What are some of the challenges with childhood cancer?

A very large problem in terms of funding for childhood cancer is that childhood cancer is very rare and this is a boon, of course, we’re very glad that so few children get cancer but it does make something difficult to study. For example companies that make drugs or therapies for diabetes have very large programmes that they can disseminate around the world because diabetes is such a common and such an invasive problem in our society so it’s something that we have large resources to ramp up for that type of problem.
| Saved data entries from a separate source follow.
# jeremy-collins/sd-video-gen

Measured on AMD Instinct MI355X. Metric: generated frames/sec at 50 DDIM denoise steps, 512x512, higher is better.
Workload: dtype fp16; 1 GPU; configs[2]: 1_16_kitti_L1_64 F=64, 64x64 latents -> 512x512 VAE passes, 50-step DDIM; --denoise --denoise_start_step 0, guidance_scale 0; SD-v1.4 UNet at 64x64 latents, VAE enc/dec at 512x512; clips_per_gpu=56, streams_per_gpu=2, pred_frames=1, global_clips=56, parallelism=clip-sharded dp1, weights=seeded random init (SD v1.4 architecture, 1_16_kitti_L1_64)

## Files before the change

sd-video-gen_amd/csrc/attn.hip:

```cpp
#include "kernels.h"
#include "igemm_epi.h"
#include <cstdlib>

namespace SDNS {

typedef float f32x16 __attribute__((ext_vector_type(16)));

namespace {

constexpr int KVT = 64;
constexpr int VROW = 136;

__device__ __forceinline__ float max3(float a, float b, float c) {
  float r;
  asm("v_max3_f32 %0, %1, %2, %3" : "=v"(r) : "v"(a), "v"(b), "v"(c));
  return r;
}
__device__ __forceinline__ float max_xor32(float v) {
  const auto r = __builtin_amdgcn_permlane32_swap(__float_as_uint(v), __float_as_uint(v), false, false);
  return fmaxf(__uint_as_float(r[0]), __uint_as_float(r[1]));
}

template <int D, int QB, int NSTW, bool BC, bool HV = false>
__global__ void __launch_bounds__(256) attn_kernel(const AttnArgs a) {
// ... 389 lines not shown
      *(uint4*)(sK + tid * KROW + 80) = make_uint4(H16_ONE2, H16_ONE1, 0, 0);
      *(uint4*)(sK + tid * KROW + 96) = make_uint4(0, 0, 0, 0);
    }
    for (int i = tid; i < 24 * 8; i += 256) {
      const int row = 40 + i / 8, pos = i & 7;
      *(uint4*)(sV + row * 128 + pos * 16) = row == 40 ? make_uint4(H16_ONE2, H16_ONE2, H16_ONE2, H16_ONE2) : make_uint4(0, 0, 0, 0);
    }
  }
  __syncthreads();

  f32x16 O[QB][DVT];
  float m_run[QB];
  constexpr float TAU = 6.f;
#pragma unroll
  for (int qb = 0; qb < QB; ++qb) {
#pragma unroll
    for (int i = 0; i < DVT; ++i)
#pragma unroll
      for (int j = 0; j < 16; ++j) O[qb][i][j] = 0.f;
    m_run[qb] = 0.f;
  }

  issue(0);
  if (ntiles > 1) issue(1);
  for (int t = 0; t < ntiles; ++t) {
    if (t + 1 < ntiles) asm volatile("s_waitcnt vmcnt(3)" ::: "memory");
    else asm volatile("s_waitcnt vmcnt(0)" ::: "memory");
    __syncthreads();
    if (t + 2 < ntiles) issue(t + 2);
    const char* const sK = smem + (t % DM_NST) * STAGE;
    const char* const sV = sK + K_BYTES;

    f32x16 S0[QB], S1[QB];
#pragma unroll
    for (int qb = 0; qb < QB; ++qb)
#pragma unroll
      for (int j = 0; j < 16; ++j) { S0[qb][j] = 0.f; S1[qb][j] = 0.f; }
#ifndef ATTN_PRIO
#define ATTN_PRIO 0
#endif
    if (ATTN_PRIO & 1) __builtin_amdgcn_s_setprio(1);
#pragma unroll
    for (int ks = 0; ks < KS; ++ks) {
      const h16x8 a0 = *(const h16x8*)(sK + r * KROW + (ks * 2 + h) * 16);
      const h16x8 a1 = *(const h16x8*)(sK + (32 + r) * KROW + (ks * 2 + h) * 16);
#pragma unroll
      for (int qb = 0; qb < QB; ++qb) {
        S0[qb] = MFMA_32x32x16(a0, qf[qb][ks], S0[qb]);
        S1[qb] = MFMA_32x32x16(a1, qf[qb][ks], S1[qb]);
      }
    }
    if (ATTN_PRIO & 1) __builtin_amdgcn_s_setprio(0);
    uint4 vfr[4 * DVT];
#pragma unroll
    for (int i = 0; i < 4; ++i)
#pragma unroll
      for (int dt = 0; dt < DVT; ++dt) {
        const int row = 32 * dt + r;
        vfr[i * DVT + dt] = *(const uint4*)(sV + row * 128 + (((2 * i + h) ^ ((row >> 1) & 7)) << 4));
      }
    __builtin_amdgcn_sched_barrier(0);
    if (t * KVT + KVT > a.Skv) {
      const int base = t * KVT + 8 * h;
#pragma unroll
      for (int qb = 0; qb < QB; ++qb)
#pragma unroll
        for (int j = 0; j < 16; ++j) {
          const int kv = 16 * (j >> 3) + 4 * ((j >> 2) & 1) + (j & 3);
          if (base + kv >= a.Skv) S0[qb][j] = -INFINITY;
          if (base + 32 + kv >= a.Skv) S1[qb][j] = -INFINITY;
        }
    }
    if (ATTN_PRIO & 4) __builtin_amdgcn_s_setprio(1);
    float mx[QB];
#pragma unroll
    for (int qb = 0; qb < QB; ++qb) {
      float v = fmaxf(S0[qb][0], S1[qb][0]);
#pragma unroll
      for (int j = 1; j < 16; ++j) v = max3(v, S0[qb][j], S1[qb][j]);
      mx[qb] = max_xor32(v);
    }
#pragma unroll
    for (int qb = 0; qb < QB; ++qb) {
      if (t == 0 || __any(mx[qb] > TAU)) {
        const float delta = (t == 0 || mx[qb] > 0.f) ? mx[qb] : 0.f;
        const float alpha = __builtin_amdgcn_exp2f(-delta);
        m_run[qb] += delta;
#pragma unroll
        for (int i = 0; i < DVT; ++i)
#pragma unroll
          for (int j = 0; j < 16; ++j) O[qb][i][j] *= alpha;
#pragma unroll
        for (int j = 0; j < 16; ++j) { S0[qb][j] -= delta; S1[qb][j] -= delta; }
        const float v0 = -m_run[qb];
        const h16 p1 = (h16)v0;
        const float r1 = v0 - (float)p1;
        const h16 p2 = (h16)r1;
        const h16 p3 = (h16)(r1 - (float)p2);
        if (h == 1) { qf[qb][KS - 1][0] = p1; qf[qb][KS - 1][1] = p2; qf[qb][KS - 1][2] = p3; }
      }
#pragma unroll
      for (int j = 0; j < 16; ++j) {
        S0[qb][j] = __builtin_amdgcn_exp2f(S0[qb][j]);
        S1[qb][j] = __builtin_amdgcn_exp2f(S1[qb][j]);
      }
    }
    if (ATTN_PRIO & 4) __builtin_amdgcn_s_setprio(0);
#pragma unroll
    for (int st = 0; st < 2; ++st)
#pragma unroll
      for (int s2 = 0; s2 < 2; ++s2) {
        h16x8 pf[QB];
#pragma unroll
        for (int qb = 0; qb < QB; ++qb)
#pragma unroll
          for (int j = 0; j < 8; ++j) pf[qb][j] = (h16)(st == 0 ? S0[qb][8 * s2 + j] : S1[qb][8 * s2 + j]);
        if (ATTN_PRIO & 2) __builtin_amdgcn_s_setprio(1);
#pragma unroll
        for (int dt = 0; dt < DVT; ++dt) {
          const uint4 v = vfr[(2 * st + s2) * DVT + dt];
#pragma unroll
          for (int qb = 0; qb < QB; ++qb)
            O[qb][dt] = MFMA_32x32x16(*(const h16x8*)&v, pf[qb], O[qb][dt]);
        }
        if (ATTN_PRIO & 2) __builtin_amdgcn_s_setprio(0);
      }
  }
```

But very often I find it’s not engaging charities that is the problem it’s engaging pharma or industry because industry, very necessarily being financially driven, is interested in large problems that generate large revenues but rare and small problems it’s often hard to find that niche, to find industry partners who are interested in problems in paediatric cancer. That’s been by far the greatest challenge. On the other hand, finding public funding or charity funding for brain tumour research has not be difficult because children are very good advocates and people are very willing to form charities around children who are afflicted unfairly with cancer. However, I’d like to be able to capture industry partners more for childhood cancer.

What’s next for your work?

The future for my lab programme is definitely moving towards translation of basic science discoveries into cures for patients. Through all the mechanisms that we’ve discussed, simply finding model organisms and model systems that best capture the dynamic and evolving nature of cancer; by looking at more of a personalised medicine approach and modelling each patient’s tumour in such a way that we can predict in some ways what will happen shortly in their future and to be able to react quickly such that we can design empirical therapeutic regimens that are individualised for each patient and based very rationally on the patient’s own tumour’s molecular biology.